Уэсли разражается хохотом.
– Наверное, это самое милое, что ты мне когда-либо говорила. Похоже, тебе уже лучше. – Он возвращает мне телефон. – Я сказал твоей подруге, что ты ей завтра перезвонишь.
Вот уж чему не бывать.
– Спасибо. Хотя она мне не подруга.
Чувствую, что он хочет многое спросить, но из вежливости молчит.
– Больше не убегай так, хорошо? От меня все равно не сбежать.
– Прости. – Меня затапливает новой волной смущения. Просто чудесно. – Не знаю, что произошло.
– А я знаю. – Он садится, внимательно смотрит на меня. – Думаю, у тебя была паническая атака.
Паническая атака. Ничего себе.
– Так это была она? Никогда прежде со мной не случалось. И что-то они мне не нравятся.
Он дергает уголком губ – знакомый намек на улыбку.
– У меня панические атаки постоянно.
– Правда? Ни разу не видела тебя в таком состоянии.
– Видела, конечно. Некоторые проходят незаметно для глаз. Другие я стараюсь маскировать… – Он запрокидывает голову назад, задумавшись. – Стремлением спорить, так ты вроде бы тогда сказала. Одна из причин, почему мне нравилось передавать записки – потому что так гораздо проще сказать то, что я хочу, не переходя к спорам. Это от нервов.
– То есть ты вечно ворчишь, чтобы скрыть панические атаки и нервы?

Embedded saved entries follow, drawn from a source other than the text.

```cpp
__global__ void maxpool_kernel(const float *x, float *y, int N, int H, int W, int C, int ldx, int Ho, int Wo, int ldy,
                               int k, int stride, int pad, int zero_br, int fmt_in, int fmt_out) {
    fp16_saturate_on();
    const int C4 = C >> 2;
    const size_t total = (size_t)N * Ho * Wo * C4;
    for (size_t idx = blockIdx.x * (size_t)blockDim.x + threadIdx.x; idx < total; idx += (size_t)gridDim.x * blockDim.x) {
        int c4 = idx % C4;
        size_t pix = idx / C4;
        int ox = pix % Wo;
        size_t t = pix / Wo;
// ... 153 lines not shown
    if (y.c % 32 || y.ld % 32) fail("pack_h16: channels must be a multiple of 32");
    hipLaunchKernelGGL(pack_h16_kernel, dim3(grid_for(y.pixels() * (y.c / 4))), dim3(256), 0, s, src_f32, y.p, y.pixels(), y.c, y.ld);
    YDS_HIP(hipGetLastError());
}

void launch_nhwc_to_nchw(const View &x, float *dst_nchw, hipStream_t s) {
    hipLaunchKernelGGL(nhwc_to_nchw_kernel, dim3(grid_for(x.pixels() * x.c)), dim3(256), 0, s, x.p, dst_nchw, x.n, x.c, x.h, x.w, x.ld, x.fmt);
    YDS_HIP(hipGetLastError());
}

struct YoloParams {
    float aw[8], ah[8];
    float s0, s1;
};

__global__ void yolo_decode_kernel(const float *head, float *out, int N, int H, int W, int ld, int A, int attrs, int total_boxes,
                                   int box_off, YoloParams yp) {
    const int HW = H * W, n = blockIdx.y, per_cell = A * attrs;
    (void)N;
    const int lane = threadIdx.x & 63;
    const int wave0 = __builtin_amdgcn_readfirstlane((int)((blockIdx.x * blockDim.x + threadIdx.x) >> 6));
    const int nwaves = (int)((gridDim.x * blockDim.x) >> 6);
    for (int cell = wave0; cell < HW; cell += nwaves) {
        const int gy = cell / W, gx = cell - gy * W;
        const float *src = head + ((size_t)(n * H + gy) * W + gx) * ld;
        float *dst = out + ((size_t)n * total_boxes + box_off + cell) * attrs;
        for (int i = lane; i < per_cell; i += 64) {
            int a = 0;
#pragma unroll
            for (int k = 1; k < 8; ++k) a += (k < A && i >= k * attrs) ? 1 : 0;
            const int t = i - a * attrs;
            const float v = src[i];
            float r;
            if (t == 0) r = __fmul_rn(__fadd_rn(1.f / (1.f + expf(-v)), (float)gx), yp.s0);
            else if (t == 1) r = __fmul_rn(__fadd_rn(1.f / (1.f + expf(-v)), (float)gy), yp.s1);
            else if (t == 2) r = __fmul_rn(__fmul_rn(expf(v), yp.aw[a]), yp.s0);
            else if (t == 3) r = __fmul_rn(__fmul_rn(expf(v), yp.ah[a]), yp.s1);
            else r = 1.f / (1.f + expf(-v));
            dst[(size_t)a * HW * attrs + t] = r;
        }
    }
}

void launch_yolo_decode(const View &head, float *out, int total_boxes, int box_off, int num_classes, const float *anchors_wh,
                        int A, int img_h, int img_w, hipStream_t s) {
    if (A > 8) fail("yolo: at most 8 anchors per head");
    YoloParams yp;
    yp.s0 = (float)((double)img_h / head.h);
    yp.s1 = (float)((double)img_w / head.w);
    for (int a = 0; a < A; ++a) {
        yp.aw[a] = anchors_wh[2 * a] / yp.s0;
        yp.ah[a] = anchors_wh[2 * a + 1] / yp.s1;
    }
    int attrs = num_classes + 5;
    if (head.c != A * attrs) fail("yolo: head has %d channels, expected %d", head.c, A * attrs);
    const size_t per_img = (size_t)A * head.h * head.w * attrs;
    if (per_img >= (1ull << 31)) fail("yolo: head too large for 32-bit indexing");
    const unsigned cells = (unsigned)head.h * head.w;
    hipLaunchKernelGGL(yolo_decode_kernel, dim3(std::min((cells + 3) / 4, 2048u), head.n), dim3(256), 0, s, head.p, out, head.n, head.h, head.w,
                       head.ld, A, attrs, total_boxes, box_off, yp);
    YDS_HIP(hipGetLastError());
}

__global__ void inject_clear_kernel(float *head, int image, int H, int W, int ld, int A, int attrs, float logit) {
    int total = H * W * A;
    for (int idx = blockIdx.x * blockDim.x + threadIdx.x; idx < total; idx += gridDim.x * blockDim.x) {
        int a = idx % A, cell = idx / A;
        head[((size_t)image * H * W + cell) * ld + a * attrs + 4] = -logit;
    }
}
__device__ __forceinline__ bool inject_row_superseded(const float *rows, int r, int n) {
    const float *row = rows + (size_t)r * 9;
    for (int j = r + 1; j < n; ++j) {
        const float *o = rows + (size_t)j * 9;
        if (o[0] == row[0] && o[1] == row[1] && o[2] == row[2] && o[3] == row[3]) return true;
// ... 202 lines not shown
```

### yolo_deepsort_amd/csrc/nms.hip

```cpp
#include "engine.h"

#include <string.h>

#include <vector>

namespace yds {

constexpr int MAX_DET = 300;

__device__ __forceinline__ NmsFrame frame_at(const NmsUniform &u, int f) {
    return NmsFrame{(uint64_t)f * u.n_boxes, u.n_boxes, u.corner, u.merge, u.sx, u.sy, 0};
}
__device__ __forceinline__ NmsFrame frame_at(const NmsFrame *fr, int f) { return fr[f]; }

__device__ __forceinline__ void nms_count_body(const float *pred, int n_boxes, int attrs, float thr, int *box_count) {
    int i = blockIdx.x * blockDim.x + threadIdx.x;
    if (i >= n_boxes) return;
    const float *p = pred + (size_t)i * attrs;
    int cnt = 0;
    float obj = p[4];
    if (obj > thr) {
        for (int j = 5; j < attrs; ++j) cnt += __fmul_rn(p[j], obj) > thr;
    }
    box_count[i] = cnt;
// ... 244 lines not shown
    if (!frame_at(frames, blockIdx.x).merge) return;
    nms_merge_body(cand_all, sorted_all, counts_all, max_cand, iou_thres, kept_all);
}

__global__ __launch_bounds__(256) void nms_publish_kernel(const int *counts, const float *kept, int *h_counts, float *h_kept, int cap) {
    const int f = blockIdx.x;
    if (threadIdx.x < 4) h_counts[f * 4 + threadIdx.x] = counts[f * 4 + threadIdx.x];
    const int n = min(counts[f * 4 + 1], cap) * 6;
    const float *src = kept + (size_t)f * MAX_DET * 6;
    float *dst = h_kept + (size_t)f * MAX_DET * 6;
    for (int i = threadIdx.x; i < n; i += 256) dst[i] = src[i];
}
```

– Не переоценивай меня. Иногда я ворчу просто потому, что наполовину кактус. – В обращенном ко мне взгляде чувствуется тепло. – А ты хорошо справилась.
Будь у меня силы, я бы рассмеялась.
– Врешь.
Второй уголок рта присоединяется к первому, и вот он уже действительно улыбается. Медленно, немного неуверенно протянув руку, он убирает мне прядь волос за ухо, а потом осторожно касается лба. Я снова закрываю глаза и судорожно выдыхаю.
– Как приятно.
– Да?
– Это как дополнительный груз, чтобы я не упала в небо.
– Нет, этого допустить никак нельзя. Оставляем груз.